Matvijchuk estime que les Européens n’ont pas toujours cru à la possibilité d’une victoire ukrainienne et ont peut-être cherché à éviter d’aliéner la Russie. Elle avance une explication plus profonde, liée à une perception différente de la notion de « plus jamais ça ». « Pour les Ukrainiens, cela signifie « plus jamais » les camps de concentration, l’érosion de l’identité du peuple, l’extermination physique d’une nation, plus jamais la torture et le viol. Nous combattrons le mal, même si le mal est bien plus fort que nous. » Elle contraste cette détermination avec une approche plus confortable en Europe, où la sécurité est perçue comme acquise et la liberté comme un simple choix de consommation.
« Cela signifie « plus jamais » être prêt à payer le prix fort pour notre liberté. Même si la vie d’autrui est en jeu, nous ne serons pas prêts à la risquer. Et nous pouvons nous permettre une telle approche en temps de paix, mais je suis désolé de dire que nous ne vivons plus en temps de paix. Si vous ne parvenez pas à arrêter Vladimir Poutine en Ukraine, il ira plus loin et attaquera d’autres pays européens. »
Oleksandra Matvijchuk, avocate
Matvijchuk critique la stratégie européenne d’évitement de l’escalade, la jugeant contre-productive et affirmant que Poutine a clairement indiqué sa volonté d’entrer en guerre avec l’Union européenne. Elle s’interroge sur la préparation de l’Europe, soulignant que ses gouvernements reconnaissent la nécessité d’accroître leurs capacités de défense, mais que Poutine ne leur laissera peut-être pas le temps de le faire. Elle met en garde contre la menace croissante des drones, capables de paralyser des infrastructures critiques avec des moyens relativement limités.
« Les drones sont déjà en Pologne, au Danemark, en Allemagne, en Belgique, en France. Je sais que les gens ne commencent à comprendre qu’il y a une guerre que lorsque les bombes leur tombent sur la tête.

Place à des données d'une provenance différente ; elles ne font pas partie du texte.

# braingeneers/statdepth

Measured on AMD Instinct MI355X. Metric: curve-pairs/sec (MBD), higher is better.
Workload: dtype f64

## Files before the change

### statdepth_amd/csrc/mbd_rank_bucket32.hip

```cpp
#include <atomic>

#include "sd_common.h"
#include "rank_routes.h"
#include "rank_bucket.h"

namespace sd {

constexpr int R32_PRIO_LDS = 2;
constexpr int R32_PRIO_VALU = 0;
constexpr int R32_MIN_N = 3072;
constexpr int R32_LNB = 14;
constexpr int R32_NT = 512, R32_NW = 8;
constexpr int R32_LCAP = 64;
constexpr int R32_PAD = 12;
constexpr u32 R32_TB = 1024;
constexpr int R32_TSH = 30;
constexpr double R32_CDIV = 1.0 / 448.0;
constexpr double R32_BETA = 2.0;
constexpr u32 R32_SENT = 0x7FFFFFFFu;

template <int E, int LNB>
struct R32Cfg {
    static constexpr int NT = R32_NT, NW = R32_NW, NB = 1 << LNB;
    static constexpr int QW = NB / 2 / NT / 4;
    static_assert(QW >= 1 && NB / 2 == QW * 4 * NT, "whole quads of histogram words per thread");
    static constexpr int SH = 31 - LNB;
    static constexpr u32 C0 = R32_TB << SH, C1 = ((u32)NB - R32_TB) << SH;
    static constexpr u32 NANIMG = ((u32)NB + 2u) << SH;
    static_assert(LNB == 14, "the first tail octave continues the core's slope for 14 336 core buckets");
    static constexpr size_t HDR = 8 * NW * 8 + NW * 4 + 32 + (size_t)R32_LCAP * 8;
    static_assert(HDR % 16 == 0, "the histogram starts on a 16-byte boundary");
    static __host__ __device__ constexpr int al4(int n) { return (n + 3) & ~3; }
    static __host__ __device__ constexpr int pstride(int n) { return (n + 31) & ~31; }
    static __host__ __device__ constexpr int dummy_pos(int n) { return al4(n) + R32_PAD; }
    static __host__ __device__ constexpr size_t lds_bytes(int n) { return HDR + (size_t)(NB / 2 + 4) * 4 + (size_t)(dummy_pos(n) + 4) * 4; }
};

template <int E, int LNB>
__global__ __launch_bounds__(R32_NT, 4) void rank_bucket32_kernel(const double *__restrict__ Y, i64 n64, i64 row0, i64 rows,
                                                                 u32 *__restrict__ partial, unsigned char *__restrict__ rowflag,
                                                                 u32 *__restrict__ gate, u32 epoch, u64 *__restrict__ out_zero) {
    using C = R32Cfg<E, LNB>;
    constexpr int NT = C::NT, NW = C::NW, NB = C::NB, QW = C::QW, SH = C::SH;
    constexpr u32 C0 = C::C0, C1 = C::C1, NANIMG = C::NANIMG;
    extern __shared__ double Sm[];
    const int n = (int)n64;
    double *red = Sm;
    u32 *wtot = reinterpret_cast<u32 *>(red + 8 * NW);
    u32 *misc = wtot + NW;
    u32 *lkey = misc + 8, *lbe = lkey + R32_LCAP;
    u32 *H = reinterpret_cast<u32 *>(reinterpret_cast<char *>(Sm) + C::HDR);
    u32 *S = H + NB / 2 + 4;
    const unsigned short *H16 = reinterpret_cast<const unsigned short *>(H);
    const int t0 = threadIdx.x;
    const double INF = __builtin_huge_val();
    const double QNAN = __builtin_nan("");
    const int DUMMY = C::dummy_pos(n);
    const uint4 *SENT = reinterpret_cast<const uint4 *>(S + C::al4(n));
    const u32 nm1 = (u32)n - 1u;
    const u32 ranksum = (u32)(((u64)n * (u64)(n - 1)) >> 1);
    int t = t0;

    if (blockIdx.x == 0 && t == 0) gate[2] = 0;
    if (out_zero)
        for (i64 c = (i64)blockIdx.x * NT + t; c < n; c += (i64)gridDim.x * NT) out_zero[c] = 0;
    for (int p = n + t; p < DUMMY + 4; p += NT) S[p] = R32_SENT;
    {
        uint4 *Hq = reinterpret_cast<uint4 *>(H);
#pragma unroll
        for (int i = 0; i < QW; ++i) Hq[i * NT + t] = make_uint4(0, 0, 0, 0);
        if (t < 4) H[NB / 2 + t] = 0;
        if (t < 5) misc[t] = 0;
    }

    double x[E];
    auto load_row = [&](i64 r) {
        const double *rp = Y + (row0 + r) * n + t;
#pragma unroll
        for (int e = 0; e < E; ++e) x[e] = (e < E - 2 || t + e * NT < n) ? rp[e * NT] : QNAN;
    };
    u32 acc[E];
#pragma unroll
    for (int e = 0; e < E; ++e) acc[e] = 0;
    double smp;
    auto sample_issue = [&](i64 r) { smp = Y[(row0 + r) * n + (((((u32)t * 397u) & 511u) * (u32)n) >> 9)]; };
    auto row_range = [&](int parity) {
        double mn = INF, mx = -INF;
#pragma unroll
        for (int e = 0; e < E; ++e) {
            mn = rb_mm<false>(mn, x[e]);
            mx = rb_mm<true>(mx, x[e]);
        }
        mn = rb_wave_allreduce<false>(mn);
        mx = rb_wave_allreduce<true>(mx);
        const float sf = (float)smp;
        const float rmn = rb_row_allreduce_f32<false>(sf == sf ? sf : __builtin_huge_valf());
        const float rmx = rb_row_allreduce_f32<true>(sf == sf ? sf : -__builtin_huge_valf());
        auto rl = [](float v, int l) -> float { return __int_as_float(__builtin_amdgcn_readlane(__float_as_int(v), l)); };
        float imn = fmaxf(fmaxf(rl(rmn, 0), rl(rmn, 16)), fmaxf(rl(rmn, 32), rl(rmn, 48)));
        float imx = fminf(fminf(rl(rmx, 0), rl(rmx, 16)), fminf(rl(rmx, 32), rl(rmx, 48)));
        {
            bool eqs = false;
#define R32_NB(k) eqs = eqs || (__int_as_float(__builtin_amdgcn_mov_dpp(__float_as_int(sf), 0x120 + k, 0xF, 0xF, false)) == sf);
            R32_NB(1) R32_NB(2) R32_NB(3) R32_NB(4) R32_NB(5) R32_NB(6) R32_NB(7)
#undef R32_NB
            if (__ballot(eqs) != 0) { imn = __builtin_huge_valf(); imx = -__builtin_huge_valf(); }
        }
        double *rp = red + parity * 4 * NW;
        if ((t & 63) == 63) {
            double *wp = rp + 4 * (t >> 6);
            wp[0] = mn; wp[1] = mx;
            reinterpret_cast<float *>(wp + 2)[0] = imn;
            reinterpret_cast<float *>(wp + 2)[1] = imx;
        }
    };
    int par = 0;
    u32 rowidx = 0, nbad = 0, expect = 0;
    bool handover = false;
    bool stop = false;
    u32 kb[E];
    i64 r = blockIdx.x;
    for (; r < rows; r += gridDim.x) {
        t = t0;
        asm volatile("" : "+v"(t));
        const int lane = t & 63;
        const int wave = __builtin_amdgcn_readfirstlane(t >> 6);
        if (rowidx && t == 0) misc[3] = __hip_atomic_load(gate + 1, __ATOMIC_RELAXED, __HIP_MEMORY_SCOPE_AGENT);
        __builtin_amdgcn_s_setprio(R32_PRIO_LDS);
        sample_issue(r);
        load_row(r);
        row_range(par);
        double *redp = red + par * 4 * NW;
        par ^= 1;
        __syncthreads();
        if (rowidx) {
            const u32 w = misc[3];
            if ((w >> 8) == (epoch & 0xFFFFFFu) && (w & 0xFFu) >= 8u) { stop = true; break; }
        }
        double lo, hi;
        double mscale, moff, mc;
        u64 mcb;
        u32 mc0, mcw;
        bool go, bad;
        {
            const double2 p = reinterpret_cast<const double2 *>(redp)[2 * (lane & (NW - 1))];
            const float2 pb = reinterpret_cast<const float2 *>(redp + 4 * (lane & (NW - 1)) + 2)[0];
            lo = rb_readlane_f64(rb_row_allreduce<false>(p.x), 0);
            hi = rb_readlane_f64(rb_row_allreduce<true>(p.y), 0);
            const double imn = (double)__int_as_float(__builtin_amdgcn_readfirstlane(__float_as_int(rb_row_allreduce_f32<true>(pb.x))));
            const double imx = (double)__int_as_float(__builtin_amdgcn_readfirstlane(__float_as_int(rb_row_allreduce_f32<false>(pb.y))));
            const bool fin = (hi > lo) && (lo > -INF) && (hi < INF) && ((hi - lo) < INF);
            bad = !fin && (hi >= lo);
            const double si = imx - imn;
            u32 c0 = 256u, c1 = 0x7FFFFE00u;
            if (fin && si > 0.0 && si < INF && (hi - lo) > (1.5 * (1.0 + 2.0 * R32_BETA)) * si) {
                const double lo2 = imn - R32_BETA * si, hi2 = imx + R32_BETA * si;
                lo = lo2 > lo ? lo2 : lo;
                hi = hi2 < hi ? hi2 : hi;
                c0 = C0;
                c1 = C1;
            }
            mc0 = c0;
            mcw = c1 - c0;
            const double wc = hi - lo;
            mscale = ((double)mcw - 64.0) / wc;
            moff = __builtin_fma(-lo, mscale, (double)c0);
            mc = wc * R32_CDIV;
            mcb = (u64)__double_as_longlong(mc);
            go = fin && (wc > 0.0) && (mscale < INF) && (mc > 0.0);
            bad = bad || (fin && !go);
        }
        auto convert4 = [&](const double (&xv)[4], u32 (&q)[4], u32 (&bk)[4]) {
            bool anyout = false;
            u32 fr[4];
#pragma unroll
            for (int i = 0; i < 4; ++i) {
                const double u = __builtin_fma(xv[i], mscale, moff);
                u32 qi;
                asm("v_cvt_u32_f64 %0, %1" : "=v"(qi) : "v"(u));
                const double f = __builtin_amdgcn_fract(u) * 16384.0;
                asm("v_cvt_u32_f64 %0, %1" : "=v"(fr[i]) : "v"(f));
                q[i] = qi;
                anyout = anyout || (qi - mc0 >= mcw);
            }
            if (__ballot(anyout) != 0) {
#pragma unroll
                for (int i = 0; i < 4; ++i) {
                    const bool outc = q[i] - mc0 >= mcw, low = q[i] < mc0;
                    double d = low ? lo - xv[i] : xv[i] - hi;
                    d = rb_mm<true>(d, 0.0);
                    const u64 tc = ((u64)__double_as_longlong(d + mc) - mcb) >> R32_TSH;
                    const u32 room = low ? mc0 - 1u : 0x7FFFFEFFu - (mc0 + mcw);
                    const u32 tcc = tc < (u64)room ? (u32)tc : room;
                    u32 qt = low ? (mc0 - 1u) - tcc : (mc0 + mcw) + tcc;
                    qt = (xv[i] == xv[i]) ? qt : NANIMG;
                    q[i] = outc ? qt : q[i];
                    fr[i] = outc ? 0u : fr[i];
                }
            }
#pragma unroll
            for (int i = 0; i < 4; ++i) {
                bk[i] = q[i] >> SH;
                q[i] = ((q[i] << (31 - SH)) & 0x7FFFFFFFu) | fr[i];
            }
        };
        u32 bc[E];
        if (go) {
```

Mais la guerre moderne est différente. Il suffit que des drones non identifiés survolent l’aéroport de Munich pour paralyser le trafic dans une grande partie de l’Allemagne et causer des milliards d’euros de pertes. Quelques drones incontrôlés, qui coûtent des milliers d’euros, suffisent à causer des milliards de dégâts. La nouvelle guerre sera ainsi. »
Oleksandra Matvijchuk, avocate
Enfin, Matvijchuk rejette l’idée que l’Ukraine pourrait être apaisée en cédant une partie de son territoire à la Russie, estimant que cela ne ferait qu’encourager Poutine à poursuivre ses ambitions expansionnistes. Elle rappelle les crimes commis par les forces russes dans d’autres régions et souligne que l’appétit de Poutine ne sera pas satisfait tant qu’il ne sera pas confronté à une opposition ferme.